Rajheem tried to groan.  It came out a wheeze.  For a moment he thought himself back in the outskirts, and then back in his room at Helen’s palace, before remembering exactly where he was.  The ground was hard beneath his back, and he could feel bits of sand beneath his fingertips.  The flats.  He tried to groan again, this time with greater success.

“Hurry,” Antuk hissed.  “You’ve waited long enough.”  Small hands, surprisingly strong, gripped his shoulders and tugged him until he was sitting upright.  “Are you heat-addled?  I’ve been pouring water down your throat for most of the day, so you can’t be water-starved anymore.”  She drew back.  “Oh, I waited too long, didn’t I?  Maybe if I’d been searching for you, I’d have found you sooner.  Your mind’s gone soft.”

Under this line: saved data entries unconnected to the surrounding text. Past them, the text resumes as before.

class FmSite(C.Structure):
    _fields_ = [
        ("g", C.c_void_p), ("x", C.c_void_p), ("pk_up", C.c_void_p), ("pk_down", C.c_void_p),
        ("up_part", C.c_void_p), ("down_part", C.c_void_p),
        ("ldg", C.c_int64), ("ldx", C.c_int64), ("M", C.c_int64),
        ("N", C.c_int32), ("K", C.c_int32), ("r", C.c_int32), ("scale", C.c_float),
        ("g_head_dim", C.c_int32), ("g_head_pad", C.c_int32), ("x_head_dim", C.c_int32), ("x_head_pad", C.c_int32),
        ("rows_per_block", C.c_int32), ("blocks_per_wg", C.c_int32),
        ("resident_is_x", C.c_int32), ("cw", C.c_int32), ("nchunk", C.c_int32), ("x_head_magic", C.c_int32),
        ("g_head_magic", C.c_int32), ("lds_bytes", C.c_int32),
        ("block_begin", C.c_int64),
# ... 236 lines not shown
    lib.lora_amd_linear_gemm_supported.restype = lib.lora_amd_linear_gemm_fwd.restype = C.c_int
    lib.lora_amd_linear_gemm_fwd_rowscale.argtypes = [vp, i64, vp, i64, vp, vp, i64, vp, vp, vp, i64, i32, i32, i32, i32,
                                                      f32, vp, i32, i64, i32, vp]
    lib.lora_amd_rank_update_rowscale.argtypes = [vp, i64, vp, vp, i64, i32, i32, i32, i32, i32, f32, vp, i32, i64, f32,
                                                  u64, u64, vp]
    lib.lora_amd_conv_up_fwd_rowscale.argtypes = [vp, vp, vp, i32, i32, i32, i32, i32, i32, i32, f32, vp, i32, i64, f32,
                                                  u64, u64, vp]
    for name in ("lora_amd_linear_gemm_fwd_rowscale", "lora_amd_rank_update_rowscale", "lora_amd_conv_up_fwd_rowscale"):
        getattr(lib, name).restype = C.c_int
    lib.lora_amd_ws_config.argtypes = [i32, C.POINTER(i32), C.POINTER(i32)]
    lib.lora_amd_ws_packed_elems.argtypes = [i32, i32]
    lib.lora_amd_ws_packed_elems.restype = i64
    lib.lora_amd_ws_pack.argtypes = [vp, i64, i64, i32, i32, i32, vp, vp]
    lib.lora_amd_linear_ws.argtypes = [vp, i64, i64, i32, i32, C.POINTER(WsSite), i32, i32, vp]
    lib.lora_amd_linear_ws_heads.argtypes = [vp, i64, i64, i32, i32, i32, i32, C.POINTER(WsSite), i32, i32, vp]
    lib.lora_amd_ws_config.restype = lib.lora_amd_ws_pack.restype = lib.lora_amd_linear_ws.restype = C.c_int
    lib.lora_amd_linear_ws_heads.restype = C.c_int
    lib.lora_amd_conv_plan.argtypes = [i32, i32, i32, i32, i32, i32, i32, C.POINTER(ConvPlan)]
    lib.lora_amd_conv_down_fwd.argtypes = [vp, vp, vp, vp, vp, i32, i32, i32, i32, i32, i32, i32, i32, vp]
    lib.lora_amd_conv_up_fwd.argtypes = [vp, vp, vp, i32, i32, i32, i32, i32, i32, i32, f32, f32, u64, u64, vp, vp]
    lib.lora_amd_conv_bwd_g.argtypes = [vp, vp, vp, vp, vp, vp, vp, i32, i32, i32, i32, i32, i32, i32, f32, f32, u64,
                                        u64, vp, vp]
    lib.lora_amd_conv_bwd_x.argtypes = [vp, vp, vp, vp, vp, i32, i32, i32, i32, i32, i32, i32, i32, vp]
    lib.lora_amd_conv3_nhwc_plan.argtypes = [i32, i32, i32, i32, i32, C.POINTER(Conv3NhwcPlan)]
    lib.lora_amd_conv3_nhwc_pack.argtypes = [vp, i32, i32, i32, vp, vp, vp]
    lib.lora_amd_conv3_nhwc_down_fwd.argtypes = [vp, vp, vp, vp, i32, i32, i32, i32, i32, i32, vp]
    lib.lora_amd_conv3_nhwc_bwd_dx.argtypes = [vp, vp, vp, i32, i32, i32, i32, i32, i32, vp]
    lib.lora_amd_conv3_nhwc_bwd_down.argtypes = [vp, vp, vp, i32, i32, i32, i32, i32, i32, vp]
    lib.lora_amd_sum_parts.argtypes = [vp, i32, i64, vp, i64, vp]
    lib.lora_amd_conv3_nhwc_pack_plan.argtypes = [C.POINTER(Conv3PackSite), i32, C.POINTER(i64)]
    lib.lora_amd_conv3_nhwc_pack_batched.argtypes = [vp, i32, i64, i32, vp]
    lib.lora_amd_conv3_nhwc_fwd_fused.argtypes = [vp, vp, vp, vp, vp, vp, vp, i32, i32, i32, i32, i32, i32, i32, f32, f32,
                                                  u64, u64, vp, vp]
    lib.lora_amd_linear_bwd_g_blocks.argtypes = [i64, i32, i32, C.POINTER(i64)]
    lib.lora_amd_linear_bwd_g_folded.argtypes = [vp, i64, vp, vp, vp, vp, vp, vp, i64, i32, i32, i32, i32, f32, f32, u64,
                                                 u64, vp, vp]
    for name in ("lora_amd_conv3_nhwc_plan", "lora_amd_conv3_nhwc_pack", "lora_amd_conv3_nhwc_down_fwd",
                 "lora_amd_conv3_nhwc_bwd_dx", "lora_amd_conv3_nhwc_bwd_down", "lora_amd_sum_parts",
                 "lora_amd_conv3_nhwc_pack_plan", "lora_amd_conv3_nhwc_pack_batched", "lora_amd_conv3_nhwc_fwd_fused",
                 "lora_amd_linear_bwd_g_blocks", "lora_amd_linear_bwd_g_folded"):
        getattr(lib, name).restype = C.c_int
    lib.lora_amd_groupnorm_workspace.argtypes = [i32, i32, i32, i32]
    lib.lora_amd_groupnorm_workspace.restype = sz
    lib.lora_amd_groupnorm_supported.argtypes = [i32, i32, i32, i32]
    lib.lora_amd_groupnorm_fwd.argtypes = [vp, vp, vp, vp, vp, vp, sz, i32, i32, i32, i32, f32, i32, i32, vp]
    lib.lora_amd_groupnorm_bwd.argtypes = [vp, vp, vp, vp, vp, vp, vp, sz, i32, i32, i32, i32, i32, i32, vp]
    lib.lora_amd_geglu_fwd.argtypes = [vp, i64, vp, i64, i64, i32, i32, vp]
    lib.lora_amd_geglu_bwd.argtypes = [vp, i64, vp, i64, vp, i64, i64, i32, i32, vp]
    lib.lora_amd_groupnorm_nhwc_workspace.argtypes = [i32, i32, i32, i32]
    lib.lora_amd_groupnorm_nhwc_workspace.restype = sz
    lib.lora_amd_groupnorm_nhwc_fwd.argtypes = [vp, vp, vp, vp, vp, vp, vp, sz, i32, i32, i32, i32, f32, i32, i32, vp]
    lib.lora_amd_groupnorm_nhwc_bwd.argtypes = [vp, vp, vp, vp, vp, vp, sz, i32, i32, i32, i32, i32, i32, vp]
    lib.lora_amd_groupnorm_nhwc_fwd.restype = lib.lora_amd_groupnorm_nhwc_bwd.restype = C.c_int
    lib.lora_amd_add_layernorm_fwd.argtypes = [vp, vp, vp, vp, vp, vp, vp, i64, i32, f32, i32, vp]
    lib.lora_amd_add_layernorm_bwd.argtypes = [vp, vp, vp, vp, vp, vp, i64, i32, i32, vp]
    lib.lora_amd_add_layernorm_fwd.restype = lib.lora_amd_add_layernorm_bwd.restype = C.c_int
    lib.lora_amd_layernorm_supported.argtypes = [i32]
    lib.lora_amd_layernorm_fwd.argtypes = [vp, vp, vp, vp, vp, i64, i32, f32, i32, vp]
    lib.lora_amd_layernorm_bwd.argtypes = [vp, vp, vp, vp, vp, i64, i32, i32, vp]
    for name in ("lora_amd_groupnorm_supported", "lora_amd_groupnorm_fwd", "lora_amd_groupnorm_bwd",
                 "lora_amd_geglu_fwd", "lora_amd_geglu_bwd", "lora_amd_layernorm_supported",
                 "lora_amd_layernorm_fwd", "lora_amd_layernorm_bwd"):
        getattr(lib, name).restype = C.c_int
    for name in ("lora_amd_conv_plan", "lora_amd_conv_down_fwd", "lora_amd_conv_up_fwd", "lora_amd_conv_bwd_g",
                 "lora_amd_conv_bwd_x"):
        getattr(lib, name).restype = C.c_int
    for name in ("lora_amd_linear_plan", "lora_amd_linear_fwd", "lora_amd_linear_bwd_g", "lora_amd_linear_bwd_x",
                 "lora_amd_reduce_batched"):
        getattr(lib, name).restype = C.c_int
    for name in ("lora_amd_merge_plan", "lora_amd_merge_batched", "lora_amd_merge_set_tuning", "lora_amd_rowdot",
                 "lora_amd_rowdot_masked", "lora_amd_rank_update", "lora_amd_colreduce", "lora_amd_sumsq",
                 "lora_amd_clip_adamw"):
        getattr(lib, name).restype = C.c_int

Rajheem noticed that he had her gray mantle over his shoulders.  He pulled at its surface and it fell into a pile on his lap.  “Antuk.”  It felt strange to speak.  His tongue was still swollen.  He felt a little slow and weak, but very much alive.  “My mind is not soft.”  He raised a hand to his forehead and closed his eyes.  He could feel the great-grandfather of all headaches coming on.  “No, not soft.”  Rajheem cracked open one eye.  “What are you talking about?”

Her mouth set in a thin line, Antuk pointed at a heap of green on the ground ten paces away from Rajheem.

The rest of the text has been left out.